14. Confidentiality. The Parties agree that all information and data provided in relation to the Services shall be kept confidential by the party receiving the information. The receiving party shall neither disclose such data to any third party without the written consent of the disclosing party nor use the data for any purposes other than in furtherance of the Services.
15. Severability. In the event any portion of the Terms is deemed unenforceable for any reason, such portion shall be severable and that the remaining provisions of these Terms shall continue in full force and effect.
16. Waiver. As allowed by 49 U.S.C. § 14101, the Parties expressly waive any and all rights and remedies under Part B of Subtitle IV to Title 49 of the U.S. Code to the extent that such rights and remedies conflict with these Terms. Failure by either Party to insist upon the other Party’s performance under these Terms or to exercise any right or privilege herein shall not be a waiver of any of the rights or privileges provided for in this Agreement. IN NO EVENT WILL CARRIER BE LIABLE FOR ANY SPECIAL, INDIRECT, PUNITIVE OR CONSEQUENTIAL DAMAGES, INCLUDING, BUT NOT LIMITED TO, LOST PROFITS, LOST SALES, OR DAMAGES DUE TO BUSINESS INTERRUPTION, REGARDLESS OF WHETHER CARRIER HAD NOTICE OF THE POSSIBILITY OF SUCH DAMAGES.
17. Notice. All notices or other communications required or permitted under these Terms to be sent to Carrier must be sent to email@example.com or firstname.lastname@example.org.

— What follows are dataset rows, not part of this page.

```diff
+                RT_HIP(hipFuncSetAttribute(                                                     \
+                    (const void *)expm_taylor_kernel<NTV, false, SP, 8, LN>,                    \
+                    hipFuncAttributeMaxDynamicSharedMemorySize, (int)lds_t));                   \
+                ctx->expm_w8_attr_lds[SLOT + (LN ? 3 : 0)] = lds_t;                             \
             }                                                                                   \
-            RT_LAUNCH_TIMED(ctx, (expm_taylor_kernel<NTV, false, SP, 8>),                       \
+            RT_LAUNCH_TIMED(ctx, (expm_taylor_kernel<NTV, false, SP, 8, LN>),                   \
                             dim3((SP ? 2u : 1u) * (unsigned)count + extra), dim3(512), lds_t,   \
                             (int)n, d_Q, d_qidx, d_t, d_P, d_info, d_step_of_node, frag_kind,   \
                             d_Pfrag, d_Pquad, scratch, red);                                    \
         } while (0)
+#define RT_TAYLOR8(NTV, SP, SLOT)                                                               \
+        do {                                                                                    \
+            if (lean8) RT_TAYLOR8_FORM(NTV, SP, SLOT, true);                                    \
+            else RT_TAYLOR8_FORM(NTV, SP, SLOT, false);                                         \
+        } while (0)
         const char *wv8 = getenv("RAOTEH_EXPM_WAVES");
         const bool waves8 = (nt == 3 || nt == 4) && !(wv8 && atoi(wv8) == 4);
+        const char *sv8 = getenv("RAOTEH_EXPM_SERIAL");
+        const bool lean8 = !(sv8 && sv8[0] && atoi(sv8) == 0);
         bool split2 = nt == 4 && 2 * vcount + extra <= (int64_t)std::max(2, ctx->num_cus) && !d_Pquad;
         if (const char *v = getenv("RAOTEH_EXPM_SPLIT")) split2 = nt == 4 && !d_Pquad && atoi(v) != 0;
         if (split2 && waves8) {
@@ -1404,6 +1477,7 @@
         }
 #undef RT_TAYLOR
 #undef RT_TAYLOR8
+#undef RT_TAYLOR8_FORM
         RT_HIP(hipGetLastError());
         if (getenv("RAOTEH_EXPM_TRACE")) {
             static int armed = 0;
diff --git a/raoteh_amd/device.py b/raoteh_amd/device.py
--- a/raoteh_amd/device.py
+++ b/raoteh_amd/device.py
@@ -819,6 +819,14 @@
                                                        _ptr(esd, c_double)))
         return esd
 
+    def get_fragments(self):
+        count = np.zeros(1, dtype=np.int64)
+        _lib.check(_lib.lib().rt_model_get_fragments(self._h, None, _ptr(count, c_int64)))
+        frags = np.empty(int(count[0]))
+        _lib.check(_lib.lib().rt_model_get_fragments(self._h, _ptr(frags, c_double),
+                                                     _ptr(count, c_int64)))
+        return frags
+
     def expm_info(self):
         info = np.zeros((self.tree.nnodes, 2), dtype=np.int32)
         _lib.check(_lib.lib().rt_model_get_expm_info(self._h,
```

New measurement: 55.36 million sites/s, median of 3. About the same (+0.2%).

18. Dispute Resolution. These Terms shall be deemed to have been drawn in accordance with the statutes and laws of the state of Indiana and in the event of any disagreement or dispute, the laws of Indiana shall apply and suit must be brought in exclusively in the state or federal courts serving Marion County, Indiana as each Party specifically submits to the exclusive personal jurisdiction of such courts for disputes involving these Terms or Services and waive any and all defenses to jurisdiction of or venue in such courts.

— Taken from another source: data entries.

int gemm_launch(LaunchOpts& lo, const void* A, long long lda, const void* W, long long ldw, const float* bias, int M, int N,
                int K, int mode, float alpha, const float* resid, long long ldr, int resid_mod, void* out, long long ldo,
                cudaStream_t st, long long blocked_rows = 0) {
  if (M <= 0 || N <= 0 || K <= 0) return fail(PARSEQ_ERR_INVALID_ARG, "gemm: empty problem");
  if (mode != pq::EPI_F32 && mode != pq::EPI_BF16 && mode != pq::EPI_GELU_BF16)
    return fail(PARSEQ_ERR_INVALID_ARG, "gemm: mode must be 0 (fp32), 1 (bf16) or 2 (GELU bf16)");
  PQ_TRY(ensure_sm_count(lo));
  CUtensorMap ta, tb, to;
  PQ_TRY(make_tmap(&ta, A, 2, M, K, lda, pq::GEMM_BLOCK_K, pq::GEMM_BLOCK_M));
  PQ_TRY(make_tmap(&tb, W, 2, N, K, ldw, pq::GEMM_BLOCK_K, pq::GEMM_BLOCK_N));
  pq::GemmParams p;
  p.M = M; p.N = N; p.K = K; p.alpha = alpha; p.bias = bias;
  p.resid = resid; p.ldr = ldr; p.resid_mod = resid_mod; p.out = out; p.ldo = ldo;
  const int esz = (mode == pq::EPI_F32) ? 4 : 2;
  bool vec = ((reinterpret_cast<uintptr_t>(out) & 7u) == 0) && ((ldo * esz) % 8 == 0);
  if (resid != nullptr) vec = vec && ((reinterpret_cast<uintptr_t>(resid) & 7u) == 0) && ((ldr * 4) % 8 == 0);
  p.vec_ok = vec ? 1 : 0;
  int store = pq::ST_REG;
  if (blocked_rows > 0) {
    if (mode != pq::EPI_BF16 || N % 64 != 0 || blocked_rows < M || (reinterpret_cast<uintptr_t>(out) & 15u) != 0)
      return fail(PARSEQ_ERR_INVALID_ARG, "gemm: blocked output needs a bf16 epilogue, N % 64 == 0 and rows >= M");
    PQ_TRY(make_tmap3d(&to, out, 64, M, N / 64, 64, 64 * blocked_rows, 64, pq::GEMM_BLOCK_M));
    store = pq::ST_TMA_3D;
  } else if (mode != pq::EPI_F32 && (reinterpret_cast<uintptr_t>(out) & 15u) == 0 && (ldo * 2) % 16 == 0 && ldo >= N) {
    PQ_TRY(make_tmap(&to, out, 2, M, N, ldo, 64, pq::GEMM_BLOCK_M));
    store = pq::ST_TMA_2D;
  } else {
    to = ta;
  }
  p.max_stages = lo.gemm_stages;
  p.num_m_tiles = (M + pq::GEMM_BLOCK_M - 1) / pq::GEMM_BLOCK_M;
  p.num_n_tiles = (N + pq::GEMM_BLOCK_N - 1) / pq::GEMM_BLOCK_N;
  const int tiles = p.num_m_tiles * p.num_n_tiles;
  if (mode == pq::EPI_F32)
    return resid != nullptr ? launch_gemm_cfg<pq::EPI_F32_RESID, pq::ST_REG>(lo, ta, tb, to, p, tiles, st)
                            : launch_gemm_cfg<pq::EPI_F32, pq::ST_REG>(lo, ta, tb, to, p, tiles, st);
  if (mode == pq::EPI_BF16) {
    if (store == pq::ST_TMA_3D) return launch_gemm_cfg<pq::EPI_BF16, pq::ST_TMA_3D>(lo, ta, tb, to, p, tiles, st);
    return store == pq::ST_TMA_2D ? launch_gemm_cfg<pq::EPI_BF16, pq::ST_TMA_2D>(lo, ta, tb, to, p, tiles, st)
                                  : launch_gemm_cfg<pq::EPI_BF16, pq::ST_REG>(lo, ta, tb, to, p, tiles, st);
  }
  return store == pq::ST_TMA_2D ? launch_gemm_cfg<pq::EPI_GELU_BF16, pq::ST_TMA_2D>(lo, ta, tb, to, p, tiles, st)
                                : launch_gemm_cfg<pq::EPI_GELU_BF16, pq::ST_REG>(lo, ta, tb, to, p, tiles, st);
}

int gemm_lse_launch(LaunchOpts& lo, const void* A, long long lda, const void* W, long long ldw, const float* bias, int M, int N,
                    int K, const int* tgt, float2* part, float* tlogit, cudaStream_t st) {
  if (M <= 0 || N <= 0 || K <= 0) return fail(PARSEQ_ERR_INVALID_ARG, "gemm: empty problem");
  PQ_TRY(ensure_sm_count(lo));
  CUtensorMap ta, tb;
  PQ_TRY(make_tmap(&ta, A, 2, M, K, lda, pq::GEMM_BLOCK_K, pq::GEMM_BLOCK_M));
  PQ_TRY(make_tmap(&tb, W, 2, N, K, ldw, pq::GEMM_BLOCK_K, pq::GEMM_BLOCK_N));
  pq::GemmParams p{};
  p.M = M; p.N = N; p.K = K; p.alpha = 1.0f; p.bias = bias;
  p.out = part;
  p.max_stages = lo.gemm_stages;
  p.num_m_tiles = (M + pq::GEMM_BLOCK_M - 1) / pq::GEMM_BLOCK_M;
  p.num_n_tiles = (N + pq::GEMM_BLOCK_N - 1) / pq::GEMM_BLOCK_N;
  p.lse_tgt = tgt;
  p.lse_tlogit = tlogit;
  const int tiles = p.num_m_tiles * p.num_n_tiles;
  return launch_k(lo, pq::gemm_bf16_lse_kernel, dim3(static_cast<unsigned>(tiles < lo.sm_count ? tiles : lo.sm_count)),
                  dim3(pq::GEMM_THREADS), pq::GemmCfg::smem_bytes<false>(), st, ta, tb, ta, p);
}

int gemm_topk_launch(LaunchOpts& lo, const void* A, long long lda, const void* W, long long ldw, const float* bias, int M, int N,
                     int K, int k, const uint32_t* mask, int mask_div, float2* part, unsigned long long* keys, cudaStream_t st) {
  if (M <= 0 || N <= 0 || K <= 0) return fail(PARSEQ_ERR_INVALID_ARG, "gemm: empty problem");
  PQ_TRY(ensure_sm_count(lo));
  CUtensorMap ta, tb;
  PQ_TRY(make_tmap(&ta, A, 2, M, K, lda, pq::GEMM_BLOCK_K, pq::GEMM_BLOCK_M));
  PQ_TRY(make_tmap(&tb, W, 2, N, K, ldw, pq::GEMM_BLOCK_K, pq::GEMM_BLOCK_N));
  pq::GemmParams p{};
  p.M = M; p.N = N; p.K = K; p.alpha = 1.0f; p.bias = bias;
  p.out = part;
  p.max_stages = lo.gemm_stages;
  p.num_m_tiles = (M + pq::GEMM_BLOCK_M - 1) / pq::GEMM_BLOCK_M;
  p.num_n_tiles = (N + pq::GEMM_BLOCK_N - 1) / pq::GEMM_BLOCK_N;
  p.topk_keys = keys;
  p.topk_k = k;
  p.topk_mask = mask;
  p.topk_mask_div = mask_div;
  const int tiles = p.num_m_tiles * p.num_n_tiles;
  return launch_k(lo, pq::gemm_bf16_topk_kernel, dim3(static_cast<unsigned>(tiles < lo.sm_count ? tiles : lo.sm_count)),
                  dim3(pq::GEMM_THREADS), pq::GemmCfg::smem_bytes<false>(), st, ta, tb, ta, p);
}

bool gemm_ln_supported(int D) { return D == 192 || D == 384; }
template <int D, int MODE>
int launch_gemm_ln(LaunchOpts& lo, const void* A, long long lda, const void* W, long long ldw, const float* bias, int M, int K, float* x,
                   const float* gamma, const float* beta, float eps, void* xn, cudaStream_t st) {
  using Cfg = pq::GemmLnCfg<D, MODE>;
  CUtensorMap ta, tb, tx;
  PQ_TRY(make_tmap(&ta, A, 2, M, K, lda, pq::GEMM_BLOCK_K, Cfg::kABox));
  PQ_TRY(make_tmap(&tb, W, 2, D, K, ldw, pq::GEMM_BLOCK_K, Cfg::kBox));
  if ((reinterpret_cast<uintptr_t>(x) & 7u) != 0 || (reinterpret_cast<uintptr_t>(xn) & 3u) != 0)
    return fail(PARSEQ_ERR_INVALID_ARG, "gemm_ln: x must be 8-byte and xn 4-byte aligned");
  pq::GemmLnParams p;
  p.M = M; p.K = K; p.bias = bias; p.gamma = gamma; p.beta = beta; p.eps = eps;
  p.num_m_tiles = (M + Cfg::kTileM - 1) / Cfg::kTileM;
  int clusters = p.num_m_tiles;
  if constexpr (MODE == 2) {
    PQ_TRY(make_tmap(&tx, x, 4, M, D, D, Cfg::kXBoxCols, pq::GLN_BLOCK_M));
    if (lo.ln_clusters == 0) {
      const LaunchConfig occ(dim3(static_cast<unsigned>(lo.sm_count / Cfg::kCG * Cfg::kCG)), dim3(pq::GLN_THREADS),
                             Cfg::kSmemBytes, st, Cfg::kCG, false);
      PQ_CUDA(cudaOccupancyMaxActiveClusters(&lo.ln_clusters, pq::gemm_ln_fused_kernel<D, MODE>, &occ.cfg));
      if (lo.ln_clusters <= 0) return fail(PARSEQ_ERR_CUDA, "gemm_ln: no cluster of the persistent kernel fits the device");
    }
    clusters = std::min(p.num_m_tiles, lo.ln_clusters);
  } else {
    tx = ta;
  }
  return launch_ex(LaunchConfig(dim3(static_cast<unsigned>(clusters * Cfg::kCG)), dim3(pq::GLN_THREADS), Cfg::kSmemBytes, st,
                                Cfg::kCG, cluster_pdl(lo, Cfg::kCG)),
                   pq::gemm_ln_fused_kernel<D, MODE>, ta, tb, tx, x, reinterpret_cast<__nv_bfloat16*>(xn), p);
}
int gemm_ln_launch(LaunchOpts& lo, const void* A, long long lda, const void* W, long long ldw, const float* bias, int M, int D,
                   int K, float* x, const float* gamma, const float* beta, float eps, void* xn, cudaStream_t st) {
  if (M <= 0 || K <= 0) return fail(PARSEQ_ERR_INVALID_ARG, "gemm_ln: empty problem");
  PQ_TRY(ensure_sm_count(lo));
  PQ_TRY(load_driver_api());
  if (D == 384 && lo.ln_split != 1)
    return launch_gemm_ln<384, 2>(lo, A, lda, W, ldw, bias, M, K, x, gamma, beta, eps, xn, st);
  if (lo.ln_cta_group == 2) {
    if (D == 384) return launch_gemm_ln<384, 1>(lo, A, lda, W, ldw, bias, M, K, x, gamma, beta, eps, xn, st);
    if (D == 192) return launch_gemm_ln<192, 1>(lo, A, lda, W, ldw, bias, M, K, x, gamma, beta, eps, xn, st);
  }
  if (D == 384) return launch_gemm_ln<384, 0>(lo, A, lda, W, ldw, bias, M, K, x, gamma, beta, eps, xn, st);
  if (D == 192) return launch_gemm_ln<192, 0>(lo, A, lda, W, ldw, bias, M, K, x, gamma, beta, eps, xn, st);
  return fail(PARSEQ_ERR_UNSUPPORTED, "gemm_ln: embed_dim must be 192 or 384");
}

template <int D, int CG>
int launch_mlp_ln(const LaunchOpts& lo, const void* xn, const void* W1, const float* b1, const void* W2, const float* b2, int M,
                  float* x, const float* gamma, const float* beta, float eps, void* xn_out, cudaStream_t st) {
  using Cfg = pq::MlpLnCfg<D, CG>;
  if ((reinterpret_cast<uintptr_t>(x) & 7u) != 0 || (reinterpret_cast<uintptr_t>(xn_out) & 3u) != 0)
    return fail(PARSEQ_ERR_INVALID_ARG, "mlp_ln: x must be 8-byte and xn_out 4-byte aligned");
  CUtensorMap txn, tw1, tw2;
  PQ_TRY(make_tmap(&txn, xn, 2, M, D, D, 64, pq::GLN_BLOCK_M));
  PQ_TRY(make_tmap(&tw1, W1, 2, Cfg::kH, D, D, 64, Cfg::kW1Rows));
  PQ_TRY(make_tmap(&tw2, W2, 2, D, Cfg::kH, Cfg::kH, 64, Cfg::kW2Rows));
  pq::MlpLnParams p;
  p.M = M; p.b1 = b1; p.b2 = b2; p.gamma = gamma; p.beta = beta; p.eps = eps;
  p.num_m_tiles = (M + pq::GLN_BLOCK_M * CG - 1) / (pq::GLN_BLOCK_M * CG);
  return launch_ex(LaunchConfig(dim3(static_cast<unsigned>(p.num_m_tiles * CG)), dim3(pq::MLP_THREADS), Cfg::kSmemBytes, st, CG,
                                cluster_pdl(lo, CG)),
                   pq::mlp_ln_fused_kernel<D, CG>, txn, tw1, tw2, x, reinterpret_cast<__nv_bfloat16*>(xn_out), p);
}
int mlp_ln_launch(LaunchOpts& lo, const void* xn, const void* W1, const float* b1, const void* W2, const float* b2, int M, int D,
                  float* x, const float* gamma, const float* beta, float eps, void* xn_out, cudaStream_t st) {
  if (M <= 0) return fail(PARSEQ_ERR_INVALID_ARG, "mlp_ln: empty problem");
  PQ_TRY(ensure_sm_count(lo));
  PQ_TRY(load_driver_api());
  const int CG = lo.mlp_cta_group ? lo.mlp_cta_group : 2;
  if (CG == 2) {
    if (D == 384) return launch_mlp_ln<384, 2>(lo, xn, W1, b1, W2, b2, M, x, gamma, beta, eps, xn_out, st);
    if (D == 192) return launch_mlp_ln<192, 2>(lo, xn, W1, b1, W2, b2, M, x, gamma, beta, eps, xn_out, st);
  }
  if (D == 384) return launch_mlp_ln<384, 1>(lo, xn, W1, b1, W2, b2, M, x, gamma, beta, eps, xn_out, st);
  if (D == 192) return launch_mlp_ln<192, 1>(lo, xn, W1, b1, W2, b2, M, x, gamma, beta, eps, xn_out, st);
  return fail(PARSEQ_ERR_UNSUPPORTED, "mlp_ln: embed_dim must be 192 or 384 (hidden width 4 * embed_dim)");
}

int layernorm_launch(const LaunchOpts& lo, const float* x, const float* g, const float* b, float eps, int M, int D, void* y, float* y32,
                     cudaStream_t st, const float* add = nullptr, int add_mod = 1, float* xw = nullptr) {
  const int rows_per_block = 8;
  const int grid = (M + rows_per_block - 1) / rows_per_block;
  __nv_bfloat16* yb = reinterpret_cast<__nv_bfloat16*>(y);
  switch (D) {
    case 192: return launch_k(lo, pq::layernorm_kernel<192>, dim3(grid), dim3(256), 0, st, x, g, b, eps, M, yb, y32, add, add_mod, xw);
    case 384: return launch_k(lo, pq::layernorm_kernel<384>, dim3(grid), dim3(256), 0, st, x, g, b, eps, M, yb, y32, add, add_mod, xw);
    case 768: return launch_k(lo, pq::layernorm_kernel<768>, dim3(grid), dim3(256), 0, st, x, g, b, eps, M, yb, y32, add, add_mod, xw);
    default: return fail(PARSEQ_ERR_UNSUPPORTED, "layernorm: embed_dim must be 192, 384 or 768");
  }
}

int enc_attention_launch(const LaunchOpts& lo, const void* qkv, int B, int T, int D, int heads, void* out, cudaStream_t st) {
  if (D != heads * pq::ATT_DH) return fail(PARSEQ_ERR_UNSUPPORTED, "encoder attention kernels cover head_dim=64");
  if (lo.attn_impl == 1 && T <= 256) {
    const dim3 grid(static_cast<unsigned>(B * heads), static_cast<unsigned>((T + 127) / 128));
    const __nv_bfloat16* q = reinterpret_cast<const __nv_bfloat16*>(qkv);
    __nv_bfloat16* o = reinterpret_cast<__nv_bfloat16*>(out);
    if (T <= 128)
      return launch_k(lo, pq::enc_attention_wgmma_kernel<128>, grid, dim3(pq::ATW_THREADS), pq::atw_smem_bytes<128>(), st, q, o, T, D, heads);
    return launch_k(lo, pq::enc_attention_wgmma_kernel<256>, grid, dim3(pq::ATW_THREADS), pq::atw_smem_bytes<256>(), st, q, o, T, D, heads);
  }
  if (T != pq::ATT_T) {
    return launch_k(lo, pq::enc_attention_any_kernel, dim3(B * heads, (T + pq::ATT_T - 1) / pq::ATT_T), dim3(256), 0, st,
                    reinterpret_cast<const __nv_bfloat16*>(qkv), reinterpret_cast<__nv_bfloat16*>(out), T, D, heads);
  }
  return launch_k(lo, pq::enc_attention_kernel, dim3(B * heads), dim3(256), 0, st,
                  reinterpret_cast<const __nv_bfloat16*>(qkv), reinterpret_cast<__nv_bfloat16*>(out), D, heads);
}

bool qkv_attn_supported(int T, int D, int heads) { return T == pq::ATT_T && D == heads * pq::ATT_DH && (D == 192 || D == 384); }
int qkv_attn_launch(LaunchOpts& lo, const void* xn, const void* W, const float* bias, int B, int T, int D, int heads, void* out,
                    cudaStream_t st) {
  if (B <= 0) return fail(PARSEQ_ERR_INVALID_ARG, "qkv_attn: empty batch");
  if (!qkv_attn_supported(T, D, heads))
    return fail(PARSEQ_ERR_UNSUPPORTED, "qkv_attn: T = 128, head_dim 64 and embed_dim 192 or 384 only");
  if ((reinterpret_cast<uintptr_t>(out) & 15u) != 0) return fail(PARSEQ_ERR_INVALID_ARG, "qkv_attn: out must be 16-byte aligned");
  PQ_TRY(ensure_sm_count(lo));
  CUtensorMap tx, tw;
  PQ_TRY(make_tmap(&tx, xn, 2, static_cast<long long>(B) * T, D, D, pq::GEMM_BLOCK_K, pq::ATT_T));
  PQ_TRY(make_tmap(&tw, W, 2, 3 * D, D, D, pq::GEMM_BLOCK_K, pq::ATT_DH));
  const int items = B * heads;
  const dim3 grid(static_cast<unsigned>(items < lo.sm_count ? items : lo.sm_count));
  __nv_bfloat16* o = reinterpret_cast<__nv_bfloat16*>(out);
  if (D == 192)
    return launch_k(lo, pq::enc_qkv_attn_kernel<192>, grid, dim3(pq::QA_THREADS), pq::QkvAttnCfg::kSmemBytes, st, tx, tw, bias, o, items);
  return launch_k(lo, pq::enc_qkv_attn_kernel<384>, grid, dim3(pq::QA_THREADS), pq::QkvAttnCfg::kSmemBytes, st, tx, tw, bias, o, items);
}

int make_stream(Stream* s) {
  cudaStream_t h = nullptr;
  PQ_CUDA(cudaStreamCreateWithFlags(&h, cudaStreamNonBlocking));
  *s = Stream(h);
  return PARSEQ_OK;
}
int make_event(Event* ev) {
  cudaEvent_t h = nullptr;
  PQ_CUDA(cudaEventCreateWithFlags(&h, cudaEventDisableTiming));
  *ev = Event(h);
  return PARSEQ_OK;
}

struct Slot {
  std::string key;
  std::string pub;
  long long numel;
  bool bf16;
  DevBuf<unsigned char> dev;
  bool set;
};

struct Workspace {
  DevBuf<__nv_bfloat16> a_pe, xn, qkv, att, hid;
  DevBuf<float> x;
  DevBuf<float> vt_rows;
  DevBuf<__nv_bfloat16> mem, ckv;
  std::vector<DevBuf<__nv_bfloat16>> ckv_deep;
  DevBuf<__nv_bfloat16> ar_sa, ar_ca, ar_hd;
  DevBuf<float> ar_y, ar_qc, ar_part;
  DevBuf<int> ar_ids;
  DevBuf<unsigned int> ar_bar;
  DevBuf<unsigned long long> ar_prof;
  Event ev_enc;
  struct Stage {
    DevBuf<__nv_bfloat16> sa, yn, ca, hd;
    DevBuf<float> y, qc;
    DevBuf<int> ids_ar, ids_ctx;
    DevBuf<float> cx;
    std::vector<DevBuf<__nv_bfloat16>> kvc;
    DevBuf<float2> lse_part;
    DevBuf<float> lse_tlogit;
    struct Beam {
      int rows = 0;
      DevBuf<int> ids[2];
      DevBuf<float> score[2];
      DevBuf<int> len[2];
      DevBuf<int> st[2];
      DevBuf<int> parent;
      DevBuf<float> logits;
      DevBuf<float2> part;
      DevBuf<unsigned long long> keys;
      std::vector<DevBuf<__nv_bfloat16>> kvc;
      DevBuf<int> node[2];
    } bm;
    Stream stream;
    Event ev_done;
  };
  std::vector<Stage> stages;
  DevBuf<float> in_images, out_logits;
  DevBuf<int> out_ids, out_steps;
  DevBuf<float> out_maps;
  DevBuf<uint8_t> in_images_u8;
  DevBuf<uint32_t> in_mask;
  DevBuf<pq::CropDesc> crop_tab;
  DevBuf<int> sc_meta;
  DevBuf<unsigned char> sc_causal;
  DevBuf<float2> sc_vt_part;
  long long beam_bytes = 0;
  DevBuf<int> lex_roots;
  DevBuf<int> or_rd, or_steps;
  DevBuf<float> or_conf;
};

}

19. Force Majeure. In the event performance by one Party is affected or prohibited by any cause beyond the reasonable control of such Party, including without limitation, fire, labor strife, riot, war, weather conditions, acts of the public enemy, acts of God, acts of terrorism, local or national disruptions to transportation networks or operations, material equipment repairs, fuel shortages, governmental regulations, governmental request or requisition for national defense, or requests of governmental officials, and provided that the applicable cause is not attributable to the acts or omissions of such Party, and such Party is taking reasonable measures to remove or mitigate the effects of the applicable cause, then the running of all periods of time and the performance of all obligations required herein shall, with the exception of payment of invoices, be suspended during the continuance of such interruption, and such Party shall promptly notify the other Party of such interruption. Such period of suspension shall not in any way invalidate these Terms, but on resumption of operations, any affected performance by such Party shall be resumed. No liability shall be incurred by either Party for damages resulting from such suspensions.

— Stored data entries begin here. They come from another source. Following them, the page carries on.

# pyannote/pyannote-audio

Hardware: AMD Instinct MI355X
Metric: audio-hours/sec (real-time factor) for speaker-diarization-3.1 pipeline (higher is better)
Workload: dtype f32

## Files before the change

### include/pyannote_amd.h

```cpp
#ifndef PYANNOTE_AMD_H
#define PYANNOTE_AMD_H

#include <stddef.h>
#include <stdint.h>

#ifdef __cplusplus
extern "C" {
#endif

int pa_version(void);
const char* pa_last_error(void);

void pa_prof_enable(int on);
size_t pa_prof_report(char* buf, size_t cap);

#define PA_MAX_LSTM_LAYERS 8
#define PA_MAX_LINEAR 4

typedef struct pa_seg_weights {
  int32_t sinc_stride;
  int32_t lstm_layers;
  int32_t lstm_hidden;
  int32_t lstm_bidir;
  int32_t num_linear;
// ... 75 lines not shown
  int32_t num_blocks[4];
  int32_t planes[4];
  int32_t bottleneck;
  const float* fb_window;
  const float* fb_tw256;
  const float* fb_tw512;
  const float* fb_mel_w;
  const int32_t* fb_mel_lo;
  const int32_t* fb_mel_hi;
  const float* stem_w;
  const float* stem_shift;
  const float* blk_w1[PA_MAX_RES_BLOCKS];
  const float* blk_shift1[PA_MAX_RES_BLOCKS];
  const float* blk_w2[PA_MAX_RES_BLOCKS];
  const float* blk_shift2[PA_MAX_RES_BLOCKS];
  const float* blk_u1[PA_MAX_RES_BLOCKS];
  const float* blk_u2[PA_MAX_RES_BLOCKS];
  const float* blk_wsc[PA_MAX_RES_BLOCKS];
  const float* blk_shiftsc[PA_MAX_RES_BLOCKS];
  const float* blk_w3[PA_MAX_RES_BLOCKS];
  const float* blk_shift3[PA_MAX_RES_BLOCKS];
  const float* seg1_w;
  const float* seg1_b;
  const float* blk_v1[PA_MAX_RES_BLOCKS];
  const float* blk_v2[PA_MAX_RES_BLOCKS];
  int32_t fb_center_kernel;
} pa_emb_weights;

int pa_emb_num_fbank_frames(int num_samples);
int pa_emb_num_pool_frames(const pa_emb_weights* w, int num_samples);
size_t pa_emb_workspace_bytes(const pa_emb_weights* w, int num_chunks, int num_samples, int num_masks);
int pa_emb_forward(const pa_emb_weights* w, const float* wav, int64_t wav_len, int64_t chunk_stride,
                   int num_chunks, int num_samples, const float* masks, int num_masks, int mask_frames,
                   const int32_t* nearest_idx, float* emb, void* workspace, size_t workspace_bytes,
                   void* stream);

size_t pa_emb_ragged_workspace_bytes(const pa_emb_weights* w, int num_utterances, int max_samples);
int pa_emb_forward_ragged(const pa_emb_weights* w, const float* wav, int64_t wav_len, const int64_t* offsets,
                          const int32_t* lengths, int num_utterances, int max_samples, const float* masks, float* emb,
                          void* workspace, size_t workspace_bytes, void* stream);
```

20. Captions. The captions in these Terms are inserted for convenience of reference only and in no way define, describe or limit the scope or intent of these Terms or any of the provisions thereof.
21. Election of Remedies. The pursuit of any single remedy by a Party shall not be deemed an election of remedies or otherwise limit or preclude such Part’s right to pursue any other remedy or remedies.
22. Complete Agreement. Except as described in Section 1, these Terms constitute the entire agreement of the Parties with reference to the subject matters herein and supersede all other oral or written communications, representations, undertakings and agreements of the parties relating thereto.